(Collected data)
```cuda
__global__ void k_scale_rows(const float4* __restrict__ in, const uint8_t* __restrict__ nz, float4* __restrict__ out,
                             int64_t n_rows, int32_t row4, float s) {
  const int64_t r = (int64_t(blockIdx.x) * blockDim.x + threadIdx.x) / 32;
  if (r >= n_rows || __ldg(nz + r) == 0) return;
  for (int p = threadIdx.x & 31; p < row4; p += 32) out[r * row4 + p] = scale4(in[r * row4 + p], s);
}

extern "C" int cgx_propagate_bwd(const cgx_csr* by_user, const cgx_csr* by_item, int order, int32_t K, int32_t d,
                                 const float* g_u, const float* g_i, float* d_e0_u, float* d_e0_i,
                                 void* workspace, size_t workspace_bytes, void* stream_) {
  return cgx_propagate_bwd_flagged(by_user, by_item, order, K, d, g_u, g_i, nullptr, nullptr, d_e0_u, d_e0_i, workspace,
                                   workspace_bytes, stream_);
}

extern "C" int cgx_propagate_bwd_flagged(const cgx_csr* by_user, const cgx_csr* by_item, int order, int32_t K,
                                         int32_t d, const float* g_u, const float* g_i, const uint8_t* g_u_rows,
                                         const uint8_t* g_i_rows, float* d_e0_u, float* d_e0_i, void* workspace,
                                         size_t workspace_bytes, void* stream_) {
  return cgx_propagate_bwd_frontier(by_user, by_item, order, K, d, g_u, g_i, g_u_rows, g_i_rows, nullptr, d_e0_u,
                                    d_e0_i, workspace, workspace_bytes, stream_);
}

extern "C" int cgx_propagate_bwd_frontier(const cgx_csr* by_user, const cgx_csr* by_item, int order, int32_t K,
                                          int32_t d, const float* g_u, const float* g_i, const uint8_t* g_u_rows,
                                          const uint8_t* g_i_rows, const uint8_t* front_i, float* d_e0_u,
                                          float* d_e0_i, void* workspace, size_t workspace_bytes, void* stream_) {
  cudaStream_t stream = static_cast<cudaStream_t>(stream_);
  CGX_REQUIRE((g_u_rows == nullptr) == (g_i_rows == nullptr), CGX_ERR_ARG,
              "propagate_bwd_flagged: pass both row-flag arrays or neither");
  CGX_REQUIRE(by_user && by_item && g_u && g_i && d_e0_u && d_e0_i, CGX_ERR_ARG, "propagate_bwd: NULL pointer");
  CGX_REQUIRE(K >= 1, CGX_ERR_ARG, "propagate_bwd: num_layers must be >= 1");
  CGX_REQUIRE(order == CGX_ORDER_JACOBI || order == CGX_ORDER_GS, CGX_ERR_ARG, "propagate_bwd: bad order");
  CGX_REQUIRE(workspace_bytes >= cgx_propagate_workspace_bytes_for(by_user, by_item, d, order), CGX_ERR_WORKSPACE,
              "propagate_bwd: workspace too small");
  const int64_t U = by_user->n_rows, I = by_item->n_rows;
  Arena ws(workspace, workspace_bytes);
  const bool one = order == CGX_ORDER_GS;
  float* ub[2];
  float* ib[2];
  ub[0] = ws.take<float>(U * d);
  ub[1] = one ? ub[0] : ws.take<float>(U * d);
  ib[0] = ws.take<float>(I * d);
  ib[1] = one ? ib[0] : ws.take<float>(I * d);
  size_t lws = spmm_ws(by_user, d) > spmm_ws(by_item, d) ? spmm_ws(by_user, d) : spmm_ws(by_item, d);
  void* lw = ws.take<char>(lws);
  CGX_REQUIRE(ws.ok, CGX_ERR_WORKSPACE, "propagate_bwd: workspace too small");
  const float s = 1.0f / float(K + 1);
  const bool given = g_u_rows != nullptr;
  const bool sparse = given || option(CGX_OPT_SPARSE_FIRST_ADJOINT) != 0;
  uint8_t* nz_u = given ? const_cast<uint8_t*>(g_u_rows) : ws.take<uint8_t>(U);
  uint8_t* nz_i = given ? const_cast<uint8_t*>(g_i_rows) : ws.take<uint8_t>(I);
  CGX_REQUIRE(ws.ok, CGX_ERR_WORKSPACE, "propagate_bwd: workspace too small");
  const uint8_t* front = sparse ? front_i : nullptr;
  if (order == CGX_ORDER_JACOBI) {
    const float* bu = g_u;
    const float* bi = g_i;
    if (sparse && !given) {
      CGX_TRY(row_flags(g_u, U, d, nz_u, stream));
      CGX_TRY(row_flags(g_i, I, d, nz_i, stream));
    }
    for (int k = 0; k < K; ++k) {
      const bool last = k == K - 1;
      float* nu = last ? d_e0_u : ub[k & 1];
      float* ni = last ? d_e0_i : ib[k & 1];
      const float sc = last ? s : 1.0f;
      const bool sp = sparse && k == 0;
      const SpmmPush nops{0ull, 0, 0};
      const uint8_t* bi_nz = sp ? nz_i : (k == 1 ? front : nullptr);
      CGX_TRY(spmm_dispatch(by_user, 1, d, bi, nullptr, g_u, nu, sc, lw, lws, stream, bi_nz, nops,
                            sparse ? nz_u : nullptr));
      CGX_TRY(spmm_dispatch(by_item, 1, d, bu, nullptr, g_i, ni, sc, lw, lws, stream, sp ? nz_u : nullptr, nops,
                            sparse ? nz_i : nullptr, k == 0 && !last ? front : nullptr));
      bu = nu;
      bi = ni;
    }
  } else {
    const float* bu = g_u;
    if (sparse && !given) {
      CGX_TRY(row_flags(g_u, U, d, nz_u, stream));
      CGX_TRY(row_flags(g_i, I, d, nz_i, stream));
    }
    const SpmmPush nops{0ull, 0, 0};
    for (int k = 0; k < K; ++k) {
      const bool last = k == K - 1;
      float* ni = ib[0];
      float* nu = last ? d_e0_u : ub[k & 1];
      const uint8_t* f0 = k == 0 ? front : nullptr;
      CGX_TRY(spmm_dispatch(by_item, 1, d, bu, nullptr, g_i, ni, 1.0f, lw, lws, stream,
                            sparse && k == 0 ? nz_u : nullptr, nops, sparse ? nz_i : nullptr, f0));
      CGX_TRY(spmm_dispatch(by_user, 1, d, ni, nullptr, g_u, nu, last ? s : 1.0f, lw, lws, stream, f0, nops,
                            sparse ? nz_u : nullptr));
      bu = nu;
    }
    const int64_t n4 = I * d / 4;
    if (given) {
      CGX_CUDA(cudaMemsetAsync(d_e0_i, 0, size_t(I) * d * 4, stream));
      if (I > 0) {
        k_scale_rows<<<(unsigned)ceil_div(I * 32, 256), 256, 0, stream>>>(
            reinterpret_cast<const float4*>(g_i), nz_i, reinterpret_cast<float4*>(d_e0_i), I, d / 4, s);
        CGX_LAUNCH_CHECK();
      }
    } else {
      k_scale<<<(unsigned)ceil_div(n4, 256), 256, 0, stream>>>(reinterpret_cast<const float4*>(g_i),
                                                               reinterpret_cast<float4*>(d_e0_i), n4, s);
      CGX_LAUNCH_CHECK();
    }
  }
  return CGX_OK;
}
```

### beyond-binary-fake-user-detection-a-credibility-aware-graph-based-recommender-system_b200/model.py

```python
from __future__ import annotations

import torch

from . import _lib
from ._lib import check, lib, ptr, stream_ptr, workspace
from .graph import CredGraph, graph_of


def _f32c(t: torch.Tensor) -> torch.Tensor:
    if t.dtype != torch.float32:
        raise _lib.CgxError(f"credgcn kernels are fp32, got {t.dtype}")
    return t.contiguous()


def _i64c(t, device) -> torch.Tensor:
    return torch.as_tensor(t, device=device).to(torch.int64).contiguous()


def propagate_forward(graph: CredGraph, e0_u, e0_i, num_layers: int, order: str):
    e0_u, e0_i = _f32c(e0_u), _f32c(e0_i)
    d = e0_u.shape[1]
    out_u, out_i = torch.empty_like(e0_u), torch.empty_like(e0_i)
    ws = graph.propagate_workspace(d, order)
    with torch.cuda.device(graph.device):
        check(lib().cgx_propagate_fwd(graph.by_user.ref(), graph.by_item.ref(), _lib.ORDERS[order], num_layers, d,
                                      ptr(e0_u), ptr(e0_i), ptr(out_u), ptr(out_i), ptr(ws), ws.numel(),
                                      stream_ptr(graph.device)))
    return out_u, out_i


def propagate_backward(graph: CredGraph, g_u, g_i, num_layers: int, order: str):
    g_u, g_i = _f32c(g_u), _f32c(g_i)
    d = g_u.shape[1]
    d_u, d_i = torch.empty_like(g_u), torch.empty_like(g_i)
    ws = graph.propagate_workspace(d, order)
    with torch.cuda.device(graph.device):
        check(lib().cgx_propagate_bwd(graph.by_user.ref(), graph.by_item.ref(), _lib.ORDERS[order], num_layers, d,
                                      ptr(g_u), ptr(g_i), ptr(d_u), ptr(d_i), ptr(ws), ws.numel(),
                                      stream_ptr(graph.device)))
    return d_u, d_i


def spmm(csr, x, use_bwd_values=False):
    x = _f32c(x)
    d = x.shape[1]
    y = torch.empty(csr.n_rows, d, dtype=torch.float32, device=x.device)
    ws = workspace(lib().cgx_spmm_workspace_bytes(csr.ref(), d), x.device)
    with torch.cuda.device(x.device):
        check(lib().cgx_spmm(csr.ref(), int(use_bwd_values), d, ptr(x), ptr(y), None, None, 1.0, ptr(ws),
                             ws.numel(), stream_ptr(x.device)))
    return y


def row_flags(x):
    x = _f32c(x)
    flags = torch.empty(x.shape[0], dtype=torch.uint8, device=x.device)
    with torch.cuda.device(x.device):
        check(lib().cgx_row_flags(ptr(x), x.shape[0], x.shape[1], ptr(flags), stream_ptr(x.device)))
    return flags


def spmm_sparse_rows(csr, x, flags=None, use_bwd_values=False):
    x = _f32c(x)
    flags = row_flags(x) if flags is None else flags
    d = x.shape[1]
    y = torch.empty(csr.n_rows, d, dtype=torch.float32, device=x.device)
    ws = workspace(lib().cgx_spmm_workspace_bytes(csr.ref(), d), x.device)
    with torch.cuda.device(x.device):
        check(lib().cgx_spmm_sparse_rows(csr.ref(), int(use_bwd_values), d, ptr(x), ptr(flags), ptr(y), None, None,
                                         1.0, ptr(ws), ws.numel(), stream_ptr(x.device)))
    return y


def bpr_plan(graph: CredGraph, users, pos, neg, plan=None):
    dev = graph.device
    users, pos, neg = _i64c(users, dev), _i64c(pos, dev), _i64c(neg, dev)
    B = users.numel()
    if plan is None:
        plan = torch.empty(3 * B, dtype=torch.int64, device=dev)
    ws = workspace(lib().cgx_bpr_plan_workspace_bytes(B), dev)
    with torch.cuda.device(dev):
        check(lib().cgx_bpr_plan(ptr(users), ptr(pos), ptr(neg), B, graph.num_users, graph.num_items, ptr(plan),
                                 ptr(ws), ws.numel(), stream_ptr(dev)))
    return plan


def batch_frontier(graph: CredGraph, users, pos, neg, flags=None, flags_u=None):
    dev = graph.device
    users, pos, neg = _i64c(users, dev), _i64c(pos, dev), _i64c(neg, dev)
    if flags is None:
        flags = torch.empty(graph.num_items, dtype=torch.uint8, device=dev)
    with torch.cuda.device(dev):
        check(lib().cgx_batch_frontier(graph.by_user.ref(), ptr(users), ptr(pos), ptr(neg), users.numel(), ptr(flags),
                                       ptr(flags_u), stream_ptr(dev)))
    return flags


def bpr_fused(graph: CredGraph, f_u, f_i, e0_u, e0_i, users, pos, neg, reg_weight, fair_weight=0.0, pop=None,
              g_u=None, g_i=None, plan=None, bufs=None, batch_total=0):
    dev = f_u.device
    f_u, f_i, e0_u, e0_i = _f32c(f_u), _f32c(f_i), _f32c(e0_u), _f32c(e0_i)
    users, pos, neg = _i64c(users, dev), _i64c(pos, dev), _i64c(neg, dev)
    B, d = users.numel(), f_u.shape[1]
    if plan is None:
        plan = bpr_plan(graph, users, pos, neg)
    if g_u is None:
        g_u = torch.zeros_like(f_u)
    if g_i is None:
        g_i = torch.zeros_like(f_i)
    if bufs is None:
        bufs = bpr_buffers(graph, B, dev)
    loss, ego_rows, ego_coef, ws = bufs
    pop_t = None if pop is None else _f32c(torch.as_tensor(pop, device=dev))
    with torch.cuda.device(dev):
        check(lib().cgx_bpr_fwd_bwd(ptr(users), ptr(pos), ptr(neg), B, int(batch_total), ptr(plan), graph.num_users,
                                    graph.num_items,
                                    d, ptr(f_u), ptr(f_i), ptr(e0_u), ptr(e0_i), ptr(pop_t), float(reg_weight),
                                    float(fair_weight), ptr(loss), ptr(g_u), ptr(g_i), ptr(ego_rows),
                                    ptr(ego_coef), ptr(ws), ws.numel(), stream_ptr(dev)))
    return loss, g_u, g_i, ego_rows, ego_coef
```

◆ **Task directions**: Each line in the records that carries "else" must be copied out.

◆ **Task answer**:
  } else {
    } else {
    flags = row_flags(x) if flags is None else flags
    pop_t = None if pop is None else _f32c(torch.as_tensor(pop, device=dev))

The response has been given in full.